╭──

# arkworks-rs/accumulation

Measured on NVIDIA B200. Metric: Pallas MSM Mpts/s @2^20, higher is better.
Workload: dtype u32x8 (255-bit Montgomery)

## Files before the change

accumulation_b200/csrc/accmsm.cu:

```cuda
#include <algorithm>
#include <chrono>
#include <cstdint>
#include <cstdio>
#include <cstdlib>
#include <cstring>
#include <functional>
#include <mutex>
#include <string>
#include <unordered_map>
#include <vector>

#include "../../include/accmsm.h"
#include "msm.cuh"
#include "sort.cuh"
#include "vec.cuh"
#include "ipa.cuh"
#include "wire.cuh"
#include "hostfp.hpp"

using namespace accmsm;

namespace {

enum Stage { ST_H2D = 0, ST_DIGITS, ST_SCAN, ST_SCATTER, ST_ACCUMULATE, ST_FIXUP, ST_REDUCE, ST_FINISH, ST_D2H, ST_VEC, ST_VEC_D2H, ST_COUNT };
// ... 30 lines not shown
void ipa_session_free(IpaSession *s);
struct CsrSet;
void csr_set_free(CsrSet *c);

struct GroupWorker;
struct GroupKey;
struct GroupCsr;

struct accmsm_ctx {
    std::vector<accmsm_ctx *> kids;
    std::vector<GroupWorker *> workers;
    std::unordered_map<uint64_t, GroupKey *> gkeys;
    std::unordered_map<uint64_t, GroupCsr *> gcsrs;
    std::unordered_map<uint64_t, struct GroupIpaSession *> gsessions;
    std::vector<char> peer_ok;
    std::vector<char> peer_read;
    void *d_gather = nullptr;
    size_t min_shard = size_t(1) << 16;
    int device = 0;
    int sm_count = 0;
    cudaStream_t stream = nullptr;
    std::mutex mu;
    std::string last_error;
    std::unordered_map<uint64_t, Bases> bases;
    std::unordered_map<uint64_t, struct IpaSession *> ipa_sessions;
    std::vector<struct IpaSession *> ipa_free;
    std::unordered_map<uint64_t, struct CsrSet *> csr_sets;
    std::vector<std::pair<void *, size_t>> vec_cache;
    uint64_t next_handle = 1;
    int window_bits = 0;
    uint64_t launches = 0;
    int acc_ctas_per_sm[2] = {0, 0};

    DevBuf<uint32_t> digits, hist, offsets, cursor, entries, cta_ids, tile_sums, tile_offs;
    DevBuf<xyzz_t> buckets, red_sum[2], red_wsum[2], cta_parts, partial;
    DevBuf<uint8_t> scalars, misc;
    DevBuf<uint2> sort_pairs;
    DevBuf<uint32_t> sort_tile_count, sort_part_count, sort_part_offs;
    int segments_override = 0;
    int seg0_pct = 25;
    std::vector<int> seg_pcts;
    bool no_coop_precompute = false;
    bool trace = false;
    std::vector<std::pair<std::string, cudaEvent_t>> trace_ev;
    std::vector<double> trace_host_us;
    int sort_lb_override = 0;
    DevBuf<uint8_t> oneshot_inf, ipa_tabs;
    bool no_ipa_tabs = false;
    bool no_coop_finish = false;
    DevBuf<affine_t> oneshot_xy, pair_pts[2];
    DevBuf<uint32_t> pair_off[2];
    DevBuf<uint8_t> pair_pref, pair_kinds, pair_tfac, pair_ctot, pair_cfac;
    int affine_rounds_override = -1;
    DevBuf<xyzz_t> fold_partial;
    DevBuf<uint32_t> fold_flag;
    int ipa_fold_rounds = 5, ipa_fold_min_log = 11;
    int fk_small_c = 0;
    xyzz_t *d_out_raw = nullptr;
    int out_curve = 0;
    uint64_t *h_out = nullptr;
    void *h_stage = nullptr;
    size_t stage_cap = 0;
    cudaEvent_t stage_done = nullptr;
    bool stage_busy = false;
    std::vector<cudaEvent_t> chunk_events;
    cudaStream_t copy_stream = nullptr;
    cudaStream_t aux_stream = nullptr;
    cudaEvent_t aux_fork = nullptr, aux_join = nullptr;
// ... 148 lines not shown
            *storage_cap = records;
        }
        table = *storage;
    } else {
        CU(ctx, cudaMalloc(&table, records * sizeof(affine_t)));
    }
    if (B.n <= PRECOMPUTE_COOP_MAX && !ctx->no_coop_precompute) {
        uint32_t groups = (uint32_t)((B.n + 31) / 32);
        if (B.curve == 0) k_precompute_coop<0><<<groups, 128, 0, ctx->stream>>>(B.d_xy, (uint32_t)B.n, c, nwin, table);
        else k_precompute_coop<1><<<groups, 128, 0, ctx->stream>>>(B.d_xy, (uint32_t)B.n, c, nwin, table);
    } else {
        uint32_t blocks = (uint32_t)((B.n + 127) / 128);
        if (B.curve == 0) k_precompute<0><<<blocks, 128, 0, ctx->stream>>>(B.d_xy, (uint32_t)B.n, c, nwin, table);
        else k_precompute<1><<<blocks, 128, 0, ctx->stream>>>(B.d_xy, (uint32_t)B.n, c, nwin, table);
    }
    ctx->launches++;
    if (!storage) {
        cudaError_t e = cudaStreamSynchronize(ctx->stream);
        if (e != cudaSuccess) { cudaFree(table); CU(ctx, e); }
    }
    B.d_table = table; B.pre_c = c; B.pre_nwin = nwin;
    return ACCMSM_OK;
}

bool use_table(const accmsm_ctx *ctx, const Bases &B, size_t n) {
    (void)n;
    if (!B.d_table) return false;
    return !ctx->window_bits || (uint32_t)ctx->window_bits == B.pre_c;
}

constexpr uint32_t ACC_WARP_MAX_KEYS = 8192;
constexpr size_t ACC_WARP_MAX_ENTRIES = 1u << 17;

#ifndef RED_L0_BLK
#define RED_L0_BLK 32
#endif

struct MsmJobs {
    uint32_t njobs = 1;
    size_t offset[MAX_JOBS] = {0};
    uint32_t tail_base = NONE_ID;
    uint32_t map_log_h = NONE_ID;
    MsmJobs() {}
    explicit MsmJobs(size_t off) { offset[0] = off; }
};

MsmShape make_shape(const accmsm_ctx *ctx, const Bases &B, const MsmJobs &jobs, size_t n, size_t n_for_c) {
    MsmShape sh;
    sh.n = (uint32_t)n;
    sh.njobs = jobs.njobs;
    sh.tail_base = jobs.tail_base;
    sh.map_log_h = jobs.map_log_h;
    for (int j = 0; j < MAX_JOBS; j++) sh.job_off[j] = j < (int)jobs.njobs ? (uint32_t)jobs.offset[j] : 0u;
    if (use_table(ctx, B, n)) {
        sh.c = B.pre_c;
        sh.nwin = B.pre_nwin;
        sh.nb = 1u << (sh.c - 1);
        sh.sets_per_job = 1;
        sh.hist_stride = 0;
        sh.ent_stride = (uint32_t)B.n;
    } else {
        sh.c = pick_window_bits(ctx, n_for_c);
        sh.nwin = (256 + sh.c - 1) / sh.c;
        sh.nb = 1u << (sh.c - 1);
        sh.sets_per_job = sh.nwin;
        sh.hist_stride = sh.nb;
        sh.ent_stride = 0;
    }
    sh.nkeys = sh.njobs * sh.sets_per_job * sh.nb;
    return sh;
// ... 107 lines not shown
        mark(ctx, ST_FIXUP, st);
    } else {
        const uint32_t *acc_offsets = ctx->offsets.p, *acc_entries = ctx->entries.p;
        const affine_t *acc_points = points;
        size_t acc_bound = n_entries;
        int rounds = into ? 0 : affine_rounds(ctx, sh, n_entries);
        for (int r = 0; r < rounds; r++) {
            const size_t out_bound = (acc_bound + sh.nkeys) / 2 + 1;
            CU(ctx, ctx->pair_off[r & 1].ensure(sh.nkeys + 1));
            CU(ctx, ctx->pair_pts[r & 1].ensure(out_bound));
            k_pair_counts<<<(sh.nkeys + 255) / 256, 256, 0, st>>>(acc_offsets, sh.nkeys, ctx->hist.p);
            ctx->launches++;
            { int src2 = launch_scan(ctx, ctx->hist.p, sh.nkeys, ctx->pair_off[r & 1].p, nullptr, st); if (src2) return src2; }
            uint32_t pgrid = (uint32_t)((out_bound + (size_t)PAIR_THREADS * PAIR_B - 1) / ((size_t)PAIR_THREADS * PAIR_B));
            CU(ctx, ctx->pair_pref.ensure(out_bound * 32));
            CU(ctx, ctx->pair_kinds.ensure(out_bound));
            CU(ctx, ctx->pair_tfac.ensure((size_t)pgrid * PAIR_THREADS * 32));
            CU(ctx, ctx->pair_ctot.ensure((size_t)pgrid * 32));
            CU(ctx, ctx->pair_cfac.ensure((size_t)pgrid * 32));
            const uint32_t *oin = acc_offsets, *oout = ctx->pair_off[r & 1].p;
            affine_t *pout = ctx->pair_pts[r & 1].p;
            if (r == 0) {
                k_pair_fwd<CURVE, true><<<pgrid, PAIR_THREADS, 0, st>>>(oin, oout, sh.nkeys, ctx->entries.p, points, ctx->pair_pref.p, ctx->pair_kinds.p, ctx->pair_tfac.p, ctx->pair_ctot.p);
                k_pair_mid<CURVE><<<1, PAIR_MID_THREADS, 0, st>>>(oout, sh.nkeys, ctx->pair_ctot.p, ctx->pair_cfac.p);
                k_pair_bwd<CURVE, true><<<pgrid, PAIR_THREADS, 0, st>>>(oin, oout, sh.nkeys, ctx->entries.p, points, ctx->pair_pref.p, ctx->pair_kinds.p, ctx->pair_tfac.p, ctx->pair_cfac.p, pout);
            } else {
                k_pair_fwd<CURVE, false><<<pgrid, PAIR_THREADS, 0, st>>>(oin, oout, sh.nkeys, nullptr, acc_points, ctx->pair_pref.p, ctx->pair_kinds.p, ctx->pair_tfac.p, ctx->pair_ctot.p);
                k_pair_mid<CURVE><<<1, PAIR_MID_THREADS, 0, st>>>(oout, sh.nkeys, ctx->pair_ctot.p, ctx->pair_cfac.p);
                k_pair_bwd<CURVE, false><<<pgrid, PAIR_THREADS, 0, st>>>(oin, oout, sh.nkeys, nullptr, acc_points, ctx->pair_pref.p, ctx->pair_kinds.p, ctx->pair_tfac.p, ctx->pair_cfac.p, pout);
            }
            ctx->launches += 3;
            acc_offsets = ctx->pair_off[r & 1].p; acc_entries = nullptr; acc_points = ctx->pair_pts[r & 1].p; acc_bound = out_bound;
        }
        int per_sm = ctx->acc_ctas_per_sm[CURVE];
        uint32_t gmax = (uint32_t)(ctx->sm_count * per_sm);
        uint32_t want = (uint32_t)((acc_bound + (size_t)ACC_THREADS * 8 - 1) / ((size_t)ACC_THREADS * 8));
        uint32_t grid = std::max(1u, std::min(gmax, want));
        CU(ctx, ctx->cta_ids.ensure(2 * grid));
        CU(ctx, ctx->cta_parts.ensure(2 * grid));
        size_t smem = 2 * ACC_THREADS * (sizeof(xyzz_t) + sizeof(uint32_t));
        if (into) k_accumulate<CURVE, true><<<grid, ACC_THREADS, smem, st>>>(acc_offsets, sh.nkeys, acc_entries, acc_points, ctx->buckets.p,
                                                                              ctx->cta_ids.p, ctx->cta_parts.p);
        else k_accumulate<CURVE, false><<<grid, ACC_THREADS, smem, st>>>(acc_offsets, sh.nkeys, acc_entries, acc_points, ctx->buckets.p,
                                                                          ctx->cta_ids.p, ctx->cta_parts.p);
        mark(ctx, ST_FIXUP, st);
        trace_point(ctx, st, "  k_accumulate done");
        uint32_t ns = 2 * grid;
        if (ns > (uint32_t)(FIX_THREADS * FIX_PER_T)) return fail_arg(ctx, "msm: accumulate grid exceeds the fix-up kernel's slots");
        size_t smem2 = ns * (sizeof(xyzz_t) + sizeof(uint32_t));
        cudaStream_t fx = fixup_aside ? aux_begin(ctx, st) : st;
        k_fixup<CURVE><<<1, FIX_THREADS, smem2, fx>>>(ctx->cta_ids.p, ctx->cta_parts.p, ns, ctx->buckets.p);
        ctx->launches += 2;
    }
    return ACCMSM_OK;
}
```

╰──

Search the data and copy each line containing "bool".

Answer to this exercise:
    bool no_coop_precompute = false;
    bool trace = false;
    bool no_ipa_tabs = false;
    bool no_coop_finish = false;
    bool stage_busy = false;
bool use_table(const accmsm_ctx *ctx, const Bases &B, size_t n) {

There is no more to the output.